- [Task]: All lines below containing the string "ctypes" are to be copied.

Dataset entries: Begin

# lucidrains/audiolm-pytorch

Measured on AMD Instinct MI355X. Metric: audio-tokens/sec fwd+bwd, CoarseTransformer d=1024 seq=2048, higher is better.
Workload: dtype bf16; 1 GPU; CoarseTransformer dim=1024 depth=6 heads=8 (MQA) num_coarse_quantizers=3 codebook=1024 semantic=500 residual_streams=4 flash_attn=True; per-GPU B=8, N=2048 (509 semantic + 512x3 coarse ids + eos/start); mask_prob=0.15; global_batch=8, seq_len=2048, parallelism=dp1

## Files before the change

audiolm-pytorch_amd/_lib.py:

```python
from __future__ import annotations

import ctypes
import os
from ctypes import c_float, c_int, c_longlong, c_ulonglong, c_void_p

_HERE = os.path.dirname(os.path.abspath(__file__))
LIB_PATH = os.environ.get('ALM_LIB_PATH') or os.path.join(_HERE, 'libaudiolm_hip.so')

_P, _I, _L, _F, _U = c_void_p, c_int, c_longlong, c_float, c_ulonglong

SIGNATURES = {
    'alm_gemm_bf16_nt': [_P, _P, _P, _P, _I, _I, _I, _L, _L, _L, _I, _I, _L, _L, _L, _L, _L, _L, _F, _I, _I, _P],
    'alm_gemm_bf16_nt_ws': [_P, _P, _P, _P, _I, _I, _I, _L, _L, _L, _I, _I, _L, _L, _L, _L, _L, _L, _F, _I, _I, _P, _L, _P],
    'alm_gemm_bf16_nt_inl': [_P, _P, _P, _P, _I, _I, _I, _L, _L, _L, _F, _I, _I, _I, _P, _L, _P],
    'alm_gemm_nt_plan': [_I, _I, _I, _I, _I, _P],
    'alm_gemm_nt_ws_bytes': [],
    'alm_gemm_splitk_slices': [_I, _I, _I, _I],
    'alm_gemm_splitk_ws_floats': [_I, _I, _I, _I],
    'alm_gemm_splitk_tile': [_I, _I, _I, _I],
    'alm_gemm_nt_tile_choice': [_I, _I, _I],
    'alm_gemm_tn_batched_plan': [_I, _I, _I, _I, _P],
    'alm_gemm_bf16_nt_splitk': [_P, _P, _P, _P, _I, _I, _I, _L, _L, _L, _I, _L, _L, _L, _F, _I, _P],
    'alm_gemm_bf16_tn_splitk': [_P, _P, _P, _P, _I, _I, _I, _L, _L, _L, _I, _L, _L, _L, _F, _I, _P],
    'alm_gemm_bf16_tn_batched': [_P, _P, _P, _P, _I, _I, _I, _L, _L, _L, _I, _I, _L, _L, _L, _L, _L, _L, _F, _I, _P],
    'alm_gemm_bf16_nt_group2': [_P, _P, _P, _I, _I, _I, _L, _L, _L, _P, _P, _P, _I, _I, _I, _L, _L, _L, _I, _P],
    'alm_gemm_bf16_nt_tile': [_P, _P, _P, _P, _I, _I, _I, _L, _L, _L, _F, _I, _I, _I, _P],
    'alm_transpose_bf16': [_P, _P, _I, _I, _L, _L, _I, _P],
    'alm_transpose_bf16_batched': [_P, _P, _I, _I, _L, _L, _I, _I, _L, _L, _P],
    'alm_pack_weights_multi': [_P, _I, _P],
    'alm_pack_weight': [_P, _I, _I, _L, _P, _L, _I, _I, _P, _L, _P],
    'alm_ln_partial_blocks': [_I],
    'alm_layernorm_fwd': [_P, _I, _L, _P, _P, _I, _L, _P, _L, _P, _P, _I, _I, _P],
    'alm_layernorm_bwd': [_P, _I, _L, _P, _I, _L, _P, _P, _P, _P, _L, _P, _I, _L, _P, _I, _I, _P],
    'alm_colsum': [_P, _I, _L, _I, _I, _P, _F, _I, _P, _P],
    'alm_colsum_chunks': [_I],
    'alm_colsum_partial': [_P, _L, _I, _I, _P, _P],
    'alm_geglu_fwd': [_P, _P, _L, _I, _P],
    'alm_geglu_bwd': [_P, _P, _P, _L, _I, _P],
    'alm_geglu_partial_blocks': [_I],
    'alm_geglu_ln_fwd': [_P, _L, _I, _P, _P, _L, _P, _P, _I, _I, _I, _P],
    'alm_geglu_ln_bwd': [_P, _L, _P, _L, _I, _P, _P, _P, _P, _P, _I, _I, _I, _P],
    'alm_mqa_attn_fwd': [_P, _L, _P, _L, _P, _L, _P, _P, _L, _P, _I, _I, _I, _I, _F, _F, _U, _P, _P],
    'alm_mqa_attn_bwd': [_P, _L, _P, _L, _P, _L, _P, _P, _L, _P, _P, _L, _P, _L, _P, _P, _L, _L, _P, _I, _I, _I, _I, _F, _F, _U, _P, _P],
    'alm_mqa_attn_bias_fwd': [_P, _L, _P, _L, _P, _L, _P, _P, _L, _P, _I, _I, _I, _I, _F, _P, _I, _P, _P, _P, _P, _F, _U, _P, _P],
    'alm_mqa_attn_bias_bwd': [_P, _L, _P, _L, _P, _L, _P, _P, _L, _P, _P, _L, _P, _L, _P, _P, _L, _L, _P, _I, _I, _I, _I, _F,
                              _P, _I, _P, _P, _P, _P, _P, _F, _U, _P, _P],
    'alm_attn_bias_part_rows': [_I, _I, _I],
    'alm_attn_bias_grad_reduce': [_P, _P, _I, _I, _I, _I, _F, _P],
    'alm_posmlp_in_fwd': [_P, _P, _P, _P, _P, _I, _I, _I, _P],
    'alm_posmlp_in_bwd_chunks': [_I],
    'alm_posmlp_in_bwd': [_P, _P, _P, _I, _I, _I, _P],
    'alm_silu_fwd': [_P, _P, _L, _P],
    'alm_silu_bwd': [_P, _P, _P, _L, _P],
    'alm_posmlp_out_fwd': [_P, _P, _P, _P, _P, _I, _I, _I, _F, _P],
    'alm_posmlp_out_bwd': [_P, _P, _P, _P, _P, _P, _I, _I, _I, _I, _F, _P],
    'alm_xattn_softmax_fwd': [_P, _L, _P, _P, _F, _P, _L, _P, _P, _P, _L, _I, _I, _I, _I, _I, _P],
    'alm_xattn_dbias': [_P, _L, _P, _L, _P, _P, _L, _I, _I, _I, _I, _P],
    'alm_xattn_combine': [_P, _L, _P, _P, _P, _L, _L, _I, _I, _P],
    'alm_xattn_softmax_bwd': [_P, _L, _P, _L, _P, _F, _P, _L, _I, _I, _I, _I, _P],
    'alm_xattn_delta': [_P, _L, _P, _L, _P, _I, _I, _I, _I, _P],
    'alm_value_residual_mix': [_P, _L, _P, _L, _P, _L, _L, _I, _P],
    'alm_kv_grad_pack': [_P, _P, _L, _I, _L, _P, _P, _L, _L, _I, _I, _P],
    'alm_forgetful_mask': [_P, _L, _P, _L, _I, _I, _I, _P],
    'alm_coarse_prepare': [_P, _L, _P, _L, _I, _I, _I, _L, _L, _L, _I, _I, _P, _P, _P, _P, _I, _P],
    'alm_semantic_prepare': [_P, _L, _I, _I, _L, _L, _P, _P, _I, _P],
    'alm_unique_consecutive_i64': [_P, _L, _I, _I, _I, _L, _L, _P, _L, _P, _P],
    'alm_fine_prepare': [_P, _L, _P, _L, _I, _I, _I, _L, _L, _I, _I, _I, _P, _P, _P],
    'alm_loss_combine': [_P, _P, _P, _P, _P, _P, _P, _P, _L, _L, _L, _L, _F, _F, _F, _F, _I, _L, _P, _P, _P],
    'alm_mqa_head_groups': [_I],
    'alm_mqa_bwd_parts': [_I, _I, _I],
    'alm_hc_coef_width': [_I],
    'alm_hc_partial_width': [_I, _I],
    'alm_hc_grads_width': [_I, _I],
    'alm_hc_partial_rows': [_I, _I, _I, _I, _L, _I],
    'alm_hc_fwd': [_P, _I, _I, _P, _L, _P, _P, _P, _P, _P, _P, _P, _P, _P, _P, _P, _L, _P, _L, _P, _P, _P, _P, _P, _I, _I, _I, _I, _I, _P],
    'alm_hc_bwd': [_P, _I, _I, _P, _L, _P, _L, _P, _L, _P, _P, _P, _P, _I, _P, _P, _P, _P, _P, _P, _P, _P, _P, _F, _P, _P, _L, _P, _P, _L, _P, _I, _I, _I, _I, _I, _P],
    'alm_hc_param_grads': [_P, _I, _P, _P, _P, _P, _I, _I, _P],
    'alm_hc_param_grads_batched': [_P, _P, _I, _P, _P, _P, _P, _P, _I, _I, _P],
    'alm_streams_expand': [_P, _P, _I, _I, _L, _P],
    'alm_streams_reduce': [_P, _P, _I, _I, _L, _P],
    'alm_residual_add': [_P, _P, _L, _P, _L, _I, _P],
    'alm_f32_to_bf16': [_P, _P, _P, _L, _L, _I, _P],
    'alm_add_f32': [_P, _P, _P, _L, _F, _P],
    'alm_embed_assemble': [_P, _P, _I, _P, _P, _P, _L, _I, _P, _P],
    'alm_embed_scatter_add': [_P, _P, _I, _P, _P, _P, _F, _L, _I, _P],
    'alm_embed_scatter_ws_floats': [_P, _I, _L, _I],
    'alm_embed_scatter_owned': [_P, _P, _I, _P, _P, _P, _F, _L, _I, _P, _P],
    'alm_gather_split_bf16': [_P, _L, _L, _P, _P, _P, _L, _L, _I, _P],
    'alm_gather_rows_bf16': [_P, _L, _P, _P, _L, _L, _I, _P],
    'alm_scatter_rows_bf16': [_P, _L, _P, _P, _L, _L, _I, _P],
    'alm_cross_entropy_fwd': [_P, _L, _P, _P, _P, _L, _I, _I, _P],
    'alm_cross_entropy_bwd': [_P, _L, _P, _P, _P, _P, _L, _L, _I, _I, _I, _P],
    'alm_reduce_sum': [_P, _L, _P, _F, _P],
    'alm_mqa_decode_attn': [_P, _L, _P, _L, _P, _L, _P, _L, _P, _L, _I, _I, _I, _I, _I, _F, _P, _I, _I, _I, _P, _P, _P, _P, _P, _P],
    'alm_opt_chunk_elems': [],
    'alm_opt_grad_sumsq': [_P, _I, _P, _I, _P, _P],
    'alm_opt_adam_step': [_P, _I, _P, _I, _F, _F, _F, _F, _I, _I, _P, _F, _P],
    'alm_opt_adam_pack_step': [_P, _I, _F, _F, _F, _F, _I, _I, _P, _F, _P],
    'alm_conv1d_packed_floats': [_I, _I, _I],
    'alm_conv1d_pack': [_P, _P, _I, _I, _I, _P],
    'alm_conv1d_causal': [_P, _P, _P, _P, _P, _I, _I, _I, _I, _I, _I, _I, _I, _I, _P],
    'alm_resunit_causal': [_P, _P, _P, _P, _P, _P, _I, _I, _I, _I, _I, _P],
    'alm_phase_interleave': [_P, _P, _I, _I, _I, _I, _P],
    'alm_rvq_decode': [_P, _L, _P, _P, _L, _I, _I, _I, _I, _P],
    'alm_rvq_padded_codes': [_I],
    'alm_rvq_padded_dim': [_I],
    'alm_rvq_pack': [_P, _P, _P, _I, _I, _I, _P],
    'alm_rvq_encode': [_P, _L, _P, _P, _P, _P, _L, _P, _L, _I, _I, _I, _I, _P],
    'alm_bct_to_btc': [_P, _P, _I, _I, _I, _P],
    'alm_resample_sinc': [_P, _L, _P, _L, _P, _I, _L, _L, _L, _I, _I, _I, _P],
    'alm_resample_sinc_bwd': [_P, _L, _P, _L, _P, _I, _L, _L, _L, _I, _I, _I, _P],
    'alm_hubert_conv0_chunks': [_L],
    'alm_hubert_conv0_stats': [_P, _L, _P, _P, _P, _I, _I, _L, _L, _I, _I, _F, _P],
    'alm_hubert_conv0_apply': [_P, _L, _P, _P, _P, _P, _P, _I, _I, _L, _L, _I, _I, _P],
    'alm_conv1d_valid': [_P, _P, _P, _P, _P, _I, _I, _I, _I, _I, _I, _I, _I, _I, _I, _P],
    'alm_layernorm_bct_split': [_P, _P, _P, _P, _I, _I, _I, _F, _P],
    'alm_mha_attn_fwd': [_P, _P, _I, _I, _I, _I, _F, _P],
    'alm_t5_embed': [_P, _P, _P, _I, _I, _L, _P, _P],
    'alm_t5_rmsnorm': [_P, _P, _P, _P, _I, _I, _F, _I, _P],
    'alm_t5_gate': [_P, _P, _L, _L, _I, _P],
    'alm_t5_attn_fwd': [_P, _P, _P, _P, _I, _I, _I, _I, _P],
    'alm_layernorm_bct': [_P, _P, _P, _P, _I, _I, _I, _F, _P],
    'alm_geglu_bct': [_P, _P, _I, _I, _I, _P],
    'alm_local_attn': [_P, _P, _P, _P, _P, _P, _P, _P, _I, _I, _I, _I, _I, _F, _P],
    'alm_conv1d_causal_pre': [_P, _P, _P, _P, _P, _I, _I, _I, _I, _I, _I, _I, _I, _I, _I, _P],
    'alm_lstm_launches': [_I, _I],
    'alm_lstm_seq': [_P, _P, _P, _P, _P, _P, _P, _P, _I, _I, _I, _I, _P],
    'alm_memset_zero': [_P, _L, _P],
    'alm_list_op_id': [ctypes.c_char_p],
    'alm_list_op_nargs': [_I],
    'alm_list_run': [_P, _I, _P, _P, _I, _P, _I, _P, _P],
}
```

Dataset entries: End

- [Solution below]:
import ctypes
from ctypes import c_float, c_int, c_longlong, c_ulonglong, c_void_p
    'alm_list_op_id': [ctypes.c_char_p],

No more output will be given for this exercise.